Aseana Properties — the Channel Islands based developer focused on Vietnam and Malaysia — has blamed its deepening half-year losses on “poor Far East trading conditions”.
The London Stock Exchange-listed company reported a pretax loss in the six months to June of £3.3m, compared to its previous loss of £3.1m. And its revenue almost halved, falling from £20.4m between January and June last year to £10.9m in 2015.
In a statement Aseana said that it faced a difficult market due to a slide in crude oil prices and the new tax regime in Malaysia. The six-month accounts also show the firm booked financing costs and operating losses from its City International Hospital in Hồ Chí Minh city, Vietnam, and the Sheraton Sandakan Hotel and Harbour Mall Sandakan, both in Sabah, Malaysia.

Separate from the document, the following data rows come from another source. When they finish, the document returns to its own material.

static inline mw_status or_frames_reserve(OrState& s, int n, const bool (&need)[4], bool imag) {
    if (n > s.frames_cap) {
        or_release(s, OR_B_FRAMES);
        s.frames_cap = 0; s.frames_last = 0;
    }
    const size_t cap = (size_t)(s.frames_cap ? s.frames_cap : n);
    const unsigned when = OR_B_FR | (need[0] ? OR_B_FR_HEIGHT : 0u) | (need[1] ? OR_B_FR_DISP : 0u) | (need[2] ? OR_B_FR_NORMAL : 0u) |
                          (need[3] ? OR_B_FR_WHITE : 0u) | (imag ? OR_B_FR_IMAG : 0u);
    if (!or_alloc(s, when, 0, cap)) {
        (void)hipGetLastError();
        return fail(MW_ENOMEM, "OceanRenderer: hipMalloc of the frame buffers failed");
    }
    s.frames_cap = (int)cap;
    return MW_OK;
}
#ifndef MW_OR_FRAME_GROUPS
#define MW_OR_FRAME_GROUPS 4
#endif
#ifndef MW_OR_FRAME_GROUPS_PACKED
#define MW_OR_FRAME_GROUPS_PACKED 2
#endif
#ifndef MW_OR_STEPS_CHUNK
#define MW_OR_STEPS_CHUNK 8
#endif
static inline int or_steps_chunk(int M) {
    const long long c = (long long)MW_OR_STEPS_CHUNK * 1024 * 1024 / ((long long)M * M);
    return c < 1 ? 1 : (c > MW_OR_MAX_FRAMES ? MW_OR_MAX_FRAMES : (int)c);
}
static inline int or_steps_chunks(int M, int n) { const int c = or_steps_chunk(M); return (n + c - 1) / c; }
#ifndef MW_OR_STEPS_MAX_N
#define MW_OR_STEPS_MAX_N 2048
#endif
template <int N, bool PACKED>
static hipError_t or_launch_steps(OrState& s, const float* dt, int n, const OrTex& f, hipStream_t st, hipEvent_t* ev = nullptr) {
    constexpr int P = Plan<N>::P, NF = PACKED ? 2 : 3;
    constexpr bool KEEP = P <= 8;
    static AttrOnce attr1, attr2;
    {
        hipError_t e;
        if constexpr (PACKED) e = attr2.set(reinterpret_cast<const void*>(&k_or_pass2_packed<N, P>), OrP2Geom<N, P>::LDS_BYTES);
        else e = attr2.set(reinterpret_cast<const void*>(&k_or_pass2<N, P>), OrP2Geom<N, P>::LDS_BYTES);
        if (e != hipSuccess) return e;
    }
    constexpr int NT1 = OrP1Geom<N, P>::NTHREADS, LB1 = OrP1Geom<N, P>::LDS_BYTES;
    if (ev) hipEventRecord(ev[0], st);
    constexpr int NT2 = OrP2Geom<N, P>::NTHREADS, LB2 = OrP2Geom<N, P>::LDS_BYTES;
    const size_t MM = (size_t)N * N;
    const int chunk = or_steps_chunk(N);
    auto rest = [&](int c0, int cn, int j) {
        const OrTex c = f.at(MM * (size_t)c0);
        const OrP2Args B2 = or_p2_args(s, s.fr_E + NF * MM * (size_t)c0, c);
        if constexpr (PACKED) k_or_pass2_packed<N, P><<<dim3(N / 4, 1, cn), dim3(NT2), LB2, st>>>(B2);
        else k_or_pass2<N, P><<<dim3(N / 4, 2, cn), dim3(NT2), LB2, st>>>(B2);
        if (ev) hipEventRecord(ev[2 + 3 * j], st);
        k_or_normal_white<true><<<dim3(or_nw_blocks(MM), cn), dim3(256), 0, st>>>(s.c, c.height, c.disp, c.disp_g, c.normal, c.white);
        if (ev) hipEventRecord(ev[3 + 3 * j], st);
    };
    if constexpr (N <= MW_OR_STEPS_MAX_N) {
        hipError_t e = attr1.set(reinterpret_cast<const void*>(&k_or_pass1_steps<N, P, KEEP, PACKED>), LB1);
        if (e != hipSuccess) return e;
        OrP1StepsArgs S;
        S.a = or_p1_args(s, s.initT, s.PQT, s.phaseT2, s.fr_E, 0.f, true);
        for (int k = 0; k < MW_OR_MAX_FRAMES; k++) S.dt[k] = k < n ? dt[k] : 0.f;
        S.nframes = n;
        int groups = PACKED ? MW_OR_FRAME_GROUPS_PACKED : MW_OR_FRAME_GROUPS;
        if (groups > n) groups = n;
        S.group = (n + groups - 1) / groups;
        groups = (n + S.group - 1) / S.group;
        k_or_pass1_steps<N, P, KEEP, PACKED><<<dim3(N / 4, PACKED ? 2 : 1, groups), dim3(NT1), LB1, st>>>(S);
        for (int c0 = 0, j = 0; c0 < n; c0 += chunk, j++) {
            if (ev) hipEventRecord(ev[1 + 3 * j], st);
            rest(c0, (n - c0 < chunk) ? n - c0 : chunk, j);
        }
        std::swap(s.phaseT, s.phaseT2);
    } else {
        hipError_t e;
        if constexpr (PACKED) e = attr1.set(reinterpret_cast<const void*>(&k_or_pass1_packed<N, P>), LB1);
        else e = attr1.set(reinterpret_cast<const void*>(&k_or_pass1<N, P>), LB1);
        if (e != hipSuccess) return e;
        for (int c0 = 0, j = 0; c0 < n; c0 += chunk, j++) {
            const int cn = (n - c0 < chunk) ? n - c0 : chunk;
            for (int k = c0; k < c0 + cn; k++) {
                const OrP1Args A1 = or_p1_args(s, s.initT, s.PQT, s.phaseT2, s.fr_E + (size_t)NF * N * N * k, dt[k], true);
                if constexpr (PACKED) k_or_pass1_packed<N, P><<<dim3(N / 4, 1, 1), dim3(NT1), LB1, st>>>(A1);
                else k_or_pass1<N, P><<<dim3(N / 4, 1, 1), dim3(NT1), LB1, st>>>(A1);
                std::swap(s.phaseT, s.phaseT2);
            }
            if (ev) hipEventRecord(ev[1 + 3 * j], st);
            rest(c0, cn, j);
        }
    }
    return hipGetLastError();
}
static inline mw_status or_generate_steps(OrState& s, const float* delta_time, int n, bool imag, float* d_height, float* d_disp, float* d_normal,
                                          float* d_white, hipStream_t st, hipEvent_t* ev = nullptr) {
    if (s.tiles != 1) return fail(MW_ESTATE, "generate_texture_steps: a batched handle (mw_ocean_create_batch) advances one frame per call");
    if (n < 1 || n > MW_OR_MAX_FRAMES) return fail(MW_EINVAL, "generate_texture_steps: nframes out of range");
    const size_t MM = (size_t)s.M * s.M;
    mw_status r = imag ? or_imag_planes(s) : MW_OK;
    if (r != MW_OK) return r;
    const bool need[4] = {!d_height, !d_disp, !d_normal, !d_white};
    if ((r = or_frames_reserve(s, n, need, imag)) != MW_OK) return r;
    float dt[MW_OR_MAX_FRAMES];
    for (int k = 0; k < n; k++) dt[k] = delta_time[k] * s.mult;
    OrTex f = imag ? s.fr : s.fr.real_only();
    if (d_height) f.height = d_height;
    if (d_disp) f.disp = reinterpret_cast<cf*>(d_disp);
    if (d_normal) f.normal = d_normal;
    if (d_white) f.white = d_white;
    hipError_t e = hipSuccess;
    const bool packed = or_use_packed(s, imag);
    MW_FOR_SIZE(s.M, return fail(MW_EINVAL, "OceanRenderer: unsupported texture size"),
                e = packed ? or_launch_steps<NN, (NN < MW_OR_PACKED_MAX_M)>(s, dt, n, f, st, ev) : or_launch_steps<NN, false>(s, dt, n, f, st, ev));
    if (e != hipSuccess) return fail(MW_EDEVICE, std::string("OceanRenderer steps launch: ") + hipGetErrorString(e));
    const OrTex l = f.at((size_t)(n - 1) * MM), &o = s.out;
    k_or_copy_frame<<<dim3((unsigned)((3 * MM / 4 + 255) / 256)), dim3(256), 0, st>>>(MM, l.height, l.disp, l.disp_g, l.normal, l.white, l.height_g, l.disp_a,
                                                                                     o.height, o.disp, o.disp_g, o.normal, o.white, o.height_g, o.disp_a);
    if (hipGetLastError() != hipSuccess) return fail(MW_EDEVICE, "OceanRenderer normal/white launch failed");
    if (ev) hipEventRecord(ev[1 + 3 * or_steps_chunks(s.M, n)], st);
    s.have_frame = true;
    return MW_OK;
}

“The first-half 2015 results are reflective of the challenging market conditions in both Malaysia and Vietnam, in particular Malaysia which is currently experiencing a much softer property market due to current economic conditions and the weakening Malaysian ringgit,” explained Aseana chairman ,Mohammed Azlan Hashim said in the statement.
“The company will continue to pursue an opportunistic yet cautious approach in managing and maximising the realisation value of all its assets.”
Although it is registered in St Helier, Aseana Properties operates as a property development company mainly in Malaysia and Vietnam. It is involved in the acquisition, development of residential, commercial, hospitality, and healthcare projects. It is also involved in the ownership and operation of hotels, hospitals, and malls, as well as providing a project management service.